Abstract: This month marks the one-hundredth anniversary of the appearance of William Sealey Gosset’s celebrated paper “The probable error of a mean”. Gosset’s elegant contributionrepresented the first in a series of exact, “small-sample” results that were developed by Gosset, Fisher, and others to form a central component of the modern theory of statistical inference. This talk celebrates the centenary of Gosset’s paper by discussing both its background and impact on modern statistical theory and practice.

Wednesday, March 12 at 12 pm

Speaker: Rong Chen, Professor, Department of Statistics, Rutgers University

Title: Constrained Sequential Monte Carlo (CSMC)

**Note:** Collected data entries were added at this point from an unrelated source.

constexpr int kPgsBlock = 2;
enum PgsSection { kSecLimit = 0, kSecNormal = 1, kSecFriction = 2 };
template <int W, int S, int ST, int B>
__device__ __forceinline__ void pgs_sweeps(const float* sA, float* sLam, const float2* sRI, int lane, int NL, int P, int NLmax, int Pmax, float mu) {
    using T = Tl<W>;
    float w[S];
#pragma unroll
    for (int s = 0; s < S; ++s) w[s] = 0.f;
    int tjs[S];
#pragma unroll
    for (int s = 0; s < S; ++s) { const int rid = lane + s * W; tjs[s] = rid * (rid + 1) / 2; }
    auto tri = [](int i) { return (i * (i + 1)) >> 1; };
    auto a_own = [&](int s, int i, int ti) -> float {
        if (ST > 0) return sA[i * ST + lane + s * W];
        const int rid = lane + s * W;
        return sA[(rid >= i) ? (tjs[s] + i) : (ti + rid)];
    };
    auto a_pair = [&](int i, int j, int ti, int tj_) -> float {
        if (ST > 0) return sA[i * ST + j];
        return sA[(i >= j) ? (ti + j) : (tj_ + i)];
    };
#pragma unroll 1
    for (int p = 0; p < Pmax; ++p) {
        const int i = NL + ((p < P) ? p : 0);
        const float l0 = (p < P) ? sLam[i] : 0.f;
#pragma unroll
        for (int s = 0; s < S; ++s) w[s] = fmaf(a_own(s, i, tri(i)), l0, w[s]);
    }
    bool writer[B];
#pragma unroll
    for (int k = 0; k < B; ++k) writer[k] = lane == k;
    auto block = [&](int pos0, int it, auto sec_tag) {
        constexpr int SEC = decltype(sec_tag)::value;
        int ik[B], tk[B]; bool vk[B];
        float tot = 0.f;
        float wk[B], rhs[B], inv[B], lam[B], lo[B], hi[B], ain[B * (B - 1) / 2 > 0 ? B * (B - 1) / 2 : 1], ao[S][B];
        if (SEC == kSecLimit) {
#pragma unroll
            for (int k = 0; k < B; ++k) { const int pos = pos0 + k; vk[k] = pos < NL; ik[k] = vk[k] ? ((it & 1) ? pos : NL - 1 - pos) : 0; }
        } else {
            const int i0 = ((SEC == kSecNormal) ? NL : NL + P) + pos0, cnt = (SEC == kSecNormal) ? P : 2 * P;
#pragma unroll
            for (int k = 0; k < B; ++k) { ik[k] = i0 + k; vk[k] = pos0 + k < cnt; }
        }
#pragma unroll
        for (int k = 0; k < B; ++k) tk[k] = (ST > 0) ? 0 : tri(ik[k]);
#pragma unroll
        for (int k = 0; k < B; ++k) {
            const float2 ri = sRI[ik[k]];
            rhs[k] = ri.x; inv[k] = ri.y; lam[k] = sLam[ik[k]];
            if (SEC == kSecFriction) {
                if ((B & 1) != 0 || (k & 1) == 0) tot = sLam[NL + ((pos0 + k) >> 1)];
                const bool on = tot > 0.f;
                hi[k] = on ? mu * tot : lam[k]; lo[k] = on ? -hi[k] : lam[k];
            } else { lo[k] = 0.f; hi[k] = (SEC == kSecLimit) ? 100.f : 1e10f; }
        }
        {
            int o = 0;
#pragma unroll
            for (int k = 1; k < B; ++k)
#pragma unroll
                for (int j = 0; j < k; ++j) ain[o++] = a_pair(ik[k], ik[j], tk[k], tk[j]);
        }
#pragma unroll
        for (int s = 0; s < S; ++s)
#pragma unroll
            for (int k = 0; k < B; ++k) ao[s][k] = a_own(s, ik[k], tk[k]);
#pragma unroll
        for (int k = 0; k < B; ++k) {
            float sel = w[0];
#pragma unroll
            for (int s = 1; s < S; ++s) if (ik[k] >= s * W) sel = w[s];
            wk[k] = T::shfl(sel, (S == 1) ? ik[k] : (ik[k] & (W - 1)));
        }
#pragma unroll
        for (int k = 0; k < B; ++k) {
            float c = fmaxf(fmaf(-inv[k], wk[k], rhs[k]), lo[k] - lam[k]);
            if (SEC != kSecNormal) c = fminf(c, hi[k] - lam[k]);
            c = vk[k] ? c : 0.f;
#pragma unroll
            for (int j = k + 1; j < B; ++j) wk[j] = fmaf(ain[j * (j - 1) / 2 + k], c, wk[j]);
            if (vk[k] && writer[k]) sLam[ik[k]] = (SEC == kSecNormal) ? fmaxf(lam[k] + c, 0.f) : fminf(fmaxf(lam[k] + c, lo[k]), hi[k]);
#pragma unroll
            for (int s = 0; s < S; ++s) w[s] = fmaf(ao[s][k], c, w[s]);
        }
        __syncwarp();
    };
#pragma unroll 1
    for (int it = 0; it < 10; ++it) {
#pragma unroll 1
        for (int p0 = 0; p0 < NLmax; p0 += B) block(p0, it, std::integral_constant<int, kSecLimit>{});
#pragma unroll 1
        for (int p0 = 0; p0 < Pmax; p0 += B) block(p0, it, std::integral_constant<int, kSecNormal>{});
#pragma unroll 1
        for (int p0 = 0; p0 < 2 * Pmax; p0 += B) block(p0, it, std::integral_constant<int, kSecFriction>{});
    }
}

Abstract: The sequential Monte Calo (SMC) methodologies have been shown to have great promises in solving very high dimensional and complex problems often encountered in applications such as communication, bioinformatics and financial data analysis. The key to a successful SMC implementation is efficiency, not only in terms of statistical inference accuracy, but also on the computational complexity. Efficiency is directly related to the design of the key components of SMC, including the intermediate distributions, the trial 'growth' distribution, and the resampling method. Many problems in application share a common feature - the target distribution is highly constrained. That is, the target distribution is a truncated distribution on an ill-shaped subspace of a high dimensional space. The constraints, without careful treatments, are a main source of obstacles in successful implementations of SMC. In this talk, we develop a set of algorithms categorized as Constrained Sequential Monte Carlo (CSMC) for solving such problems, including strategies in designing the intermediate distributions, the trial distributions, the resampling steps and Markov moves with CSMC.